[Question] Training doesn't start correctly

Question

[Question] Training doesn't start correctly

salusanga opened this issue 6 months ago · comments

Hi,
I work on a SLURM cluster, when I launch the training with an interactive job with SRUN the training starts correctly also with multiprocessing. When I submit a job via SBATCH (same GPUs, A6000 or A100) it prints the following:

"RuntimeError: One or more background workers are no longer alive. Exiting. Please check the print statements
bypassing sigterm"

I already explicitly set OMP_NUM_THREADS=1.
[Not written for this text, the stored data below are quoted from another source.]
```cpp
int dx_conv_wgrad(const void* dY, int ldy, const void* X, int ldx, float* G,
                  int B, int N, int Cin, int Cout, int taps, const int* lens, int skip_halo,
                  int bf16, int dy_bf16, int x_bf16, float* dbias, const int* rows_exist, void* stream) {
  DX_REQUIRE(dY && X && G, "dx_conv_wgrad: null pointer");
  DX_REQUIRE(bf16 == 0 || bf16 == 1 || (bf16 == 2 && kSplitBuild), "dx_conv_wgrad: bad operand mode %d", bf16);
  DX_REQUIRE(bf16 == 1 || !(dy_bf16 || x_bf16), "dx_conv_wgrad: bf16 storage needs bf16 operand mode");
  const bool bf16_ok = (Cin % 8) == 0 && (ldx % 8) == 0 && (Cout % 8) == 0 && (ldy % 8) == 0;
  DX_REQUIRE(bf16_ok || !(dy_bf16 || x_bf16), "dx_conv_wgrad: bf16-stored operands need Cin/Cout/ld multiples of 8 (Cin=%d Cout=%d)", Cin, Cout);
  if (bf16 == 1 && bf16_ok) {
    DX_REQUIRE(B > 0 && N > 0 && Cin > 0 && Cout > 0 && (taps == 1 || taps == 3), "dx_conv_wgrad: bad dims");
    DX_REQUIRE(((uintptr_t)X % 16) == 0 && ((uintptr_t)dY % 16) == 0, "dx_conv_wgrad: pointers must be 16-byte aligned");
    DX_REQUIRE(skip_halo < 0 || lens, "dx_conv_wgrad: skip_halo needs lens");
    const bool wide = (Cin % 128) == 0 && dx_cdiv(Cout, TILE) * dx_cdiv(Cin, 64) >= 64;
    const int tiles = dx_cdiv(Cout, TILE) * dx_cdiv(Cin, wide ? 128 : 64);
    const int total_chunks = B * dx_cdiv(N, wb_bk(taps, dy_bf16 != 0, x_bf16 != 0));
    constexpr int target_blocks = 256;
    constexpr int target_wide = 256;
    constexpr int target_k1 = 192;
    const int ksplit = std::max(1, std::min(total_chunks, dx_cdiv(wide ? target_wide : (taps == 1 ? target_k1 : target_blocks), tiles)));
    WgradBatchArgs a{};
    a.job[0] = WgradJobDev{dY, X, G, dbias, lens, ldy, ldx, B, N, Cin, Cout, skip_halo, 0, rows_exist};
    a.ksplit = ksplit;
    hipStream_t s = (hipStream_t)stream;
    dim3 grid(tiles, 1, ksplit);
    dx_prof_begin(DX_PROF_WGRAD_GEMM, s);
#define DX_WG_LAUNCH(TAPS_, CIW_)                                                                                        \
    if (dy_bf16 && x_bf16) hipLaunchKernelGGL((wgrad_bf16_kernel<TAPS_, true, true, CIW_>), grid, dim3(CIW_ * 128), 0, s, a);   \
    else if (dy_bf16) hipLaunchKernelGGL((wgrad_bf16_kernel<TAPS_, true, false, CIW_>), grid, dim3(CIW_ * 128), 0, s, a);       \
    else if (x_bf16) hipLaunchKernelGGL((wgrad_bf16_kernel<TAPS_, false, true, CIW_>), grid, dim3(CIW_ * 128), 0, s, a);        \
    else hipLaunchKernelGGL((wgrad_bf16_kernel<TAPS_, false, false, CIW_>), grid, dim3(CIW_ * 128), 0, s, a);
    if (wide) { if (taps == 3) { DX_WG_LAUNCH(3, 4) } else { DX_WG_LAUNCH(1, 4) } }
    else { if (taps == 3) { DX_WG_LAUNCH(3, 2) } else { DX_WG_LAUNCH(1, 2) } }
#undef DX_WG_LAUNCH
// ... 94 lines not shown
```

### ubisoft_laforge_daft_exprt_amd/functional.py

```python
from __future__ import annotations

import threading

import torch

from . import ops

_seed_state = threading.local()


def manual_seed(seed: int) -> None:
    _seed_state.base = (int(seed) * 0x9E3779B97F4A7C15 + 0x1234567) & 0xFFFFFFFFFFFFFFFF
    _seed_state.counter = 0


def next_seed() -> int:
    if not hasattr(_seed_state, 'base'):
        manual_seed(torch.initial_seed())
    _seed_state.counter += 1
    return (_seed_state.base + _seed_state.counter * 0xD1B54A32D192ED03) & 0xFFFFFFFFFFFFFFFF


def _sink(param, enabled):
    if not enabled or param is None:
# ... 197 lines not shown
            dz1, da1, dln1_w, dln1_b = r1[:4]
            dproj = r1[5] if sh else (da1 if da1 is not None else dz1)
        dc1_w, dc1_b = ops.conv_wgrad(dh, y1, packs['c1'], L, 1, arena=arena, w_sink=g('c1_w'), b_sink=g('c1_b'), prec=prec, defer=True, rows_exist=E)
        dout_w, dout_b = ops.conv_wgrad(dproj, att, packs['out'], L, 0, arena=arena, w_sink=g('out_w'), b_sink=g('out_b'), prec=prec, defer=True)
        if datt is None:
            datt = ops.conv_gemm(dproj, packs['out'], None, transpose=True, lens=L, halo=0, prec=prec, out_dtype=att.dtype)
        dqkv = ops.attention_bwd(qkv, att, datt, lse, L, ctx.heads, s_attn, p_attn, out_dtype=qkv.dtype, prec=prec, seed_offset=so)
        din_w, din_b = ops.conv_wgrad(dqkv, x, packs['in'], L, 0, arena=arena, w_sink=g('in_w'), b_sink=g('in_b'), prec=prec, defer=True)
        dx = ops.conv_gemm(dqkv, packs['in'], None, transpose=True, out=dz1, accumulate=True, lens=L, halo=0, prec=prec)
        return (dx, dfilm, None, None, None, None,
                din_w, din_b, dout_w, dout_b, dln1_w, dln1_b, dc1_w, dc1_b, dc2_w, dc2_b, dln2_w, dln2_b, None, None)


def cut(rt, level, t):
    sp = None if rt is None else rt.backward_split
    if sp is None or level > rt.cut_levels or not t.requires_grad:
        return t
    leaf = t.detach().requires_grad_(True)
    sp.append((level, t, leaf))
    return leaf


class AccentFront0Fn(torch.autograd.Function):
    @staticmethod
    def forward(ctx, mel, lens, packs, p_drop, training, c0_w, c0_b, l0_w, l0_b):
        p = p_drop if training else 0.0
        seed = next_seed() if training else 0
        x0 = ops.transpose(mel.contiguous())
        L = lens.i32
        rt = packs['p0'].rt
        prec = rt.precision
        hd = ops.hidden_dtype(prec)
        so = rt.seed_offset
        h0 = ops.conv_gemm(x0, packs['p0'], c0_b, relu=True, lens=L, halo=2, out_dtype=hd, prec=prec, rows_exist=lens.exist)
        y0, m0, r0 = ops.ln_fwd(h0, None, l0_w, l0_b, None, L, seed_post=seed, p_post=p, halo=2, seed_offset=so, prec=prec)
        ctx.save_for_backward(x0, h0, m0, r0, l0_w, l0_b)
        ctx.lens, ctx.packs, ctx.p, ctx.seed = lens, packs, p, seed
        ctx.prec, ctx.sink, ctx.seed_offset = prec, rt.sink, so
        return y0

    @staticmethod
    def backward(ctx, dy0):
        x0, h0, m0, r0, l0_w, l0_b = ctx.saved_tensors
        lens, packs, p = ctx.lens, ctx.packs, ctx.p
        arena = packs['p0'].rt.arena
        L = lens.i32
        sk = {k: _sink(v, ctx.sink) for k, v in packs.get('params', {}).items()}
        g = sk.get
        dz0, _, dl0_w, dl0_b, _ = ops.ln_bwd(dy0.contiguous(), h0, m0, r0, l0_w, l0_b, None, L, relu_mask=True, seed_post=ctx.seed, p_post=p,
                                              seed_offset=ctx.seed_offset, prec=ctx.prec, w_sink=g('l0_w'), b_sink=g('l0_b'), halo=2, arena=arena)
        dc0_w, dc0_b = ops.conv_wgrad(dz0, x0, packs['p0'], L, 2, w_sink=g('c0_w'), b_sink=g('c0_b'), prec=ctx.prec, arena=arena, rows_exist=lens.exist)
        return None, None, None, None, None, dc0_w, dc0_b, dl0_w, dl0_b


class AccentFront12Fn(torch.autograd.Function):
    @staticmethod
    def forward(ctx, y0, energy, pitch, lens, packs, pe, p_drop, training,
                c1_w, c1_b, l1_w, l1_b, c2_w, c2_b, l2_w, l2_b, we, be, wp, bp):
        p = p_drop if training else 0.0
        seeds = [next_seed() if training else 0 for _ in range(2)]
        L = lens.i32
        rt = packs['p1'].rt
        prec = rt.precision
        hd = ops.hidden_dtype(prec)
        so = rt.seed_offset
        h1 = ops.conv_gemm(y0, packs['p1'], c1_b, relu=True, lens=L, halo=1, out_dtype=hd, prec=prec, rows_exist=lens.exist)
        y1, m1, r1 = ops.ln_fwd(h1, None, l1_w, l1_b, None, L, seed_post=seeds[0], p_post=p, halo=1, seed_offset=so, prec=prec)
        h2 = ops.conv_gemm(y1, packs['p2'], c2_b, relu=True, lens=L, halo=0, prec=prec, rows_exist=lens.exist)
# ... 164 lines not shown
```

### ubisoft_laforge_daft_exprt_amd/ops.py

```python
from __future__ import annotations

import ctypes

import torch

from . import _lib
from ._lib import lib

PRECISIONS = ('f32', 'bf16', 'fp16', 'bf16x3')


class Runtime:

    def __init__(self, precision='f32'):
        self.precision = _check_precision(precision)
        self.pack_epoch = 0
        self.sink = False
        self.launch_log = None
        self.arena = None
        self.arena_hint = 1 << 20
        self.seed_offset = None
        self.defer_wgrad = False
        self.wgrad_queue = {}
        self.backward_split = None
# ... 464 lines not shown
    return ctx, lse


def attention_bwd(qkv, ctx, dctx, lse, lens, heads, seed, p_drop, out_dtype=torch.float32, prec=None, seed_offset=None, order=None):
    B, N, D3 = qkv.shape
    D = D3 // 3
    if dctx.dtype != ctx.dtype:
        raise TypeError(f'ctx ({ctx.dtype}) and dctx ({dctx.dtype}) must be stored alike')
    dqkv = torch.empty(B, N, D3, dtype=out_dtype, device=qkv.device)
    delta = torch.empty(B, heads, N, dtype=torch.float32, device=qkv.device)
    prec = prec or DEFAULT.precision
    _fn('dx_attention_bwd', prec)(_p(qkv), _rows(qkv), _p(ctx), _p(dctx), _rows(dctx), _p(lse), _p(delta), _p(lens), _p(dqkv), _rows(dqkv),
                           B, N, heads, D, seed, _p(seed_offset), float(p_drop), _mode(prec), _is_bf16(qkv), _is_bf16(dqkv), _is_bf16(ctx),
                           _p(order), _stream())
    return dqkv


def gemm_shadow(prec=None):
    return bool(_half(prec or DEFAULT.precision))


def ln_fwd(a, res, w, b, film, lens, *, seed_pre=0, p_pre=0.0, seed_post=0, p_post=0.0, halo=0, shadow=False, seed_offset=None, prec=None):
    B, N, C = a.shape
    y = torch.empty_like(a)
    prec = prec or DEFAULT.precision
    y_h = torch.empty(B, N, C, dtype=_H16[prec], device=a.device) if shadow else None
    mean = torch.empty(B, N, dtype=torch.float32, device=a.device)
    rstd = torch.empty(B, N, dtype=torch.float32, device=a.device)
    _fn('dx_ln_fwd', prec)(_p(a), _p(res), _p(w), _p(b), _p(film), 0 if film is None else film.stride(0), _p(lens), int(halo), _p(y), _p(mean), _p(rstd),
                    B, N, C, seed_pre, float(p_pre), seed_post, float(p_post), _p(seed_offset), _is_bf16(a), _p(y_h), _stream())
    return (y, mean, rstd, y_h) if shadow else (y, mean, rstd)


def attn_proj_ln_applies(qkv, heads, pack: PackedWeight, prec) -> bool:
    return (prec in _H16 and qkv.dtype == _H16[prec] and qkv.dim() == 3 and qkv.shape[2] == 384 and heads == 2
            and pack.taps == 1 and pack.cin == 128 and pack.cout == 128)


def attn_proj_ln_fwd(qkv, lens, heads, seed, p_drop, pack: PackedWeight, proj_bias, res, w, b, film, *, seed_pre=0, p_pre=0.0, shadow=False,
                     seed_offset=None, prec=None):
    B, N, D3 = qkv.shape
    D = D3 // 3
    prec = prec or pack.rt.precision
    _check_h16(prec, qkv)
    h16 = _H16[prec]
    ctx = torch.empty(B, N, D, dtype=h16, device=qkv.device)
    lse = torch.empty(B, heads, N, dtype=torch.float32, device=qkv.device)
    z = torch.empty(B, N, D, dtype=torch.float32, device=qkv.device)
    y = torch.empty_like(z)
    y_h = torch.empty(B, N, D, dtype=h16, device=qkv.device) if shadow else None
    mean = torch.empty(B, N, dtype=torch.float32, device=qkv.device)
    rstd = torch.empty(B, N, dtype=torch.float32, device=qkv.device)
    img = pack.image(prec)
    _log(pack, ('gemm', B * N, N, pack.cin, pack.cout, 1))
    _fn('dx_attention_proj_ln_fwd', prec)(_p(qkv), _rows(qkv), _p(lens), _p(ctx), D, _p(lse), B, N, heads, D, seed, _p(seed_offset), float(p_drop),
                                          _p(img.fwd), _p(proj_bias), _p(z), _p(res), _p(w), _p(b), _p(film), 0 if film is None else film.stride(0),
                                          _p(y), _p(mean), _p(rstd), seed_pre, float(p_pre), _p(y_h), _stream())
    return (ctx, lse, z, y, mean, rstd, y_h) if shadow else (ctx, lse, z, y, mean, rstd)


def proj_ln_fwd(x, pack: PackedWeight, proj_bias, res, w, b, film, lens, *, seed_pre=0, p_pre=0.0, halo=0, shadow=False, seed_offset=None, prec=None):
    B, N, C = x.shape
    prec = prec or pack.rt.precision
    _check_h16(prec, x)
    img = pack.image(prec)
    z = torch.empty(B, N, C, dtype=torch.float32, device=x.device)
# ... 254 lines not shown
```

### ubisoft_laforge_daft_exprt_amd/profiling.py

```python
from __future__ import annotations

from collections import OrderedDict

PEAK_TFLOPS = {'f32': 157.3, 'bf16': 2500.0, 'bf16x3': 2500.0 / 3}
PEAK_HBM_GBS = 8000.0


class Geometry:

    def __init__(self, axes):
        self.by_n = {}
        for lens in axes:
            lens = [int(v) for v in lens]
            self.by_n[(len(lens), max(lens))] = (sum(lens), sum(v * v for v in lens))

    def rows(self, B, N, lens_ptr=True):
        if not lens_ptr:
            return B * N
        return self.by_n.get((B, N), (B * N, B * N * N))[0]

    def pairs(self, B, N):
        return self.by_n.get((B, N), (B * N, B * N * N))[1]


# ... 58 lines not shown
    if name == 'dx_conv_wgrad_batched':
        from . import ops
        jobs = ops.WGRAD_BATCH_LOG.get(a['jobs'], (None, []))[1]
        flops = byt = 0
        for (_dy, _x, _g, _db, lens, _ldy, _ldx, B, N, Cin, Cout, *_rest) in jobs:
            rows = geom.rows(B, N, lens is not None)
            flops += 2.0 * a['taps'] * Cin * Cout * rows
            byt += rows * (Cout * (2 if a['dy_bf16'] else 4) + Cin * (2 if a['x_bf16'] else 4)) + a['taps'] * Cin * Cout * 4
        return f"wgrad_bf16_kernel<{a['taps']},wide>", 'mfma', (flops or None), (byt or None)
    if name in ('dx_attention_fwd', 'dx_attention_bwd'):
        rows, pairs = geom.rows(a['B'], a['N']), geom.pairs(a['B'], a['N'])
        D, H = a['D'], a['H']
        qb = 2 if a['qkv_bf16'] else 4
        sfx = ' <bf16x3>' if a['bf16'] == 2 else ''
        if name == 'dx_attention_fwd':
            return 'attn_fwd' + sfx, 'mfma', 4.0 * pairs * D, rows * (3 * D * qb + D * 4 + H * 4)
        gb = 2 if a['dqkv_bf16'] else 4
        return 'attn_bwd (dq + dkv)' + sfx, 'mfma', 14.0 * pairs * D, rows * (2 * 3 * D * qb + 2 * D * 4 + 3 * D * gb + 2 * H * 4)
    if name in ('dx_pitch_chain_fwd', 'dx_pitch_chain_bwd'):
        rows = geom.rows(a['B'], a['T'], True)
        flops = 2.0 * 3 * (a['M'] * 256 + 2 * 256 * 256 + 256) * rows
        byt = rows * (a['M'] * 4 + 4 + 96 + (a['M'] * 8 if name.endswith('bwd') else 0))
        return ('pitch_chain<fwd>' if name.endswith('fwd') else 'pitch_chain<bwd>'), 'mfma', flops, byt
    if name == 'dx_attention_proj_ln_fwd':
        rows, pairs = geom.rows(a['B'], a['N']), geom.pairs(a['B'], a['N'])
        D, H = a['D'], a['H']
        byt = rows * (3 * D * 2 + D * 2 + H * 4) + rows * (128 * (4 + 4 + (4 if has('res') else 0) + (2 if has('y_bf16_copy') else 0)) + 8) + 128 * 128 * 2
        return 'attn_fwd+proj_ln', 'mfma', 4.0 * pairs * D + 2.0 * rows * 128 * 128, byt
    if name == 'dx_ln_fwd':
        rows = geom.rows(a['B'], a['N'], has('lens'))
        C, ab = a['C'], (2 if a['io_bf16'] else 4)
        byt = rows * (C * (2 * ab + 4 + (4 if has('res') else 0) + (2 if has('y_bf16_copy') else 0)) + 8)
        return f'ln_fwd_kernel<{C}>', 'hbm', None, byt
    if name == 'dx_proj_ln_fwd':
        rows = geom.rows(a['B'], a['N'], has('lens'))
        byt = rows * (128 * (2 + 4 + 4 + (4 if has('res') else 0) + (2 if has('y_bf16_copy') else 0)) + 8) + 128 * 128 * 2
        return 'proj_ln_fwd', 'hbm', None, byt
    if name == 'dx_ln_bwd':
        rows = geom.rows(a['B'], a['N'], has('lens'))
        C, zb = a['C'], (2 if a['io_bf16'] else 4)
        byt = rows * (C * (3 * zb + (4 if has('da') else 0) + (2 if has('dg_bf16_copy') else 0)) + 8)
        return f'ln_bwd_kernel<{C}>', 'hbm', None, byt
    if name == 'dx_upsample_fwd':
        B, L, T, D = a['B'], a['L'], a['T'], a['D']
        return 'upsample_fwd', 'hbm', None, B * L * D * 4 + 3 * B * L * 4 + B * T * D * 4 + B * L * T * 4
    if name == 'dx_upsample_bwd':
        B, L, T, D = a['B'], a['L'], a['T'], a['D']
        return 'upsample_bwd (dsigma + dxs)', 'hbm', None, B * T * D * 4 + B * L * T * 4 + 2 * B * L * D * 4 + 3 * B * L * 4
    if name in ('dx_upsample_prep', 'dx_upsample_sym_bwd'):
        return name[3:], 'hbm', None, 2 * a['B'] * a['L'] * a['D'] * 4 + 6 * a['B'] * a['L'] * 4
    if name == 'dx_adam_step':
        return 'adam_kernel', 'hbm', None, a['n'] * 28
    if name == 'dx_sumsq':
        return 'sumsq_kernel', 'hbm', None, a['n'] * 4
    if name == 'dx_mel_stats':
        return 'mel_stats', 'hbm', None, 2 * a['B'] * a['M'] * a['T'] * 4
    if name == 'dx_mel_grad':
        return 'mel_grad', 'hbm', None, 3 * a['B'] * a['M'] * a['T'] * 4
    if name == 'dx_add_pos':
        rows = geom.rows(a['B'], a['N'])
        return 'add_pos', 'hbm', None, rows * a['D'] * 4 * (2 if has('x') else 1)
    if name == 'dx_accent_sum':
        return 'accent_sum', 'hbm', None, geom.rows(a['B'], a['N']) * (2 * a['D'] * 4 + 8)
    if name == 'dx_scalar_conv_wgrad':
        return 'scalar_conv_wgrad', 'hbm', None, geom.rows(a['B'], a['N']) * (a['D'] * 4 if a['ldd'] else 0) + geom.rows(a['B'], a['N']) * 8
    if name == 'dx_transpose':
# ... 73 lines not shown
```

I do not get the error if i set also the flag -o augment_cfg.multiprocessing=False when submitting with SBATCH, therefore it seems something related to multiprocessing.

nndet_env gives:

PyTorch Version: 1.10.2
PyTorch Debug: False
PyTorch CUDA: 11.3
PyTorch Backend cudnn: 8200
PyTorch CUDA Arch List: ['sm_37', 'sm_50', 'sm_60', 'sm_61', 'sm_70', 'sm_75', 'sm_80', 'sm_86', 'compute_37>
PyTorch Current Device Capability: (8, 6)
PyTorch CUDA available: True


----- System Information -----
System NVCC: nvcc: NVIDIA (R) Cuda compiler driver
Copyright (c) 2005-2021 NVIDIA Corporation
Built on Sun_Feb_14_21:12:58_PST_2021
Cuda compilation tools, release 11.2, V11.2.152
Build cuda_11.2.r11.2/compiler.29618528_0

System Arch List: 8.0 8.6
System OMP_NUM_THREADS: 1
System CUDA_HOME is None: True
System CPU Count: 128
Python Version: 3.8.18 (default, Sep 11 2023, 13:40:15)
[GCC 11.2.0]


----- nnDetection Information -----
det_num_threads 12
det_data is set True
det_models is set True

Thanks!

UPDATE: somehow the problem was related to det_num_threads=12, setting it up to 10 works.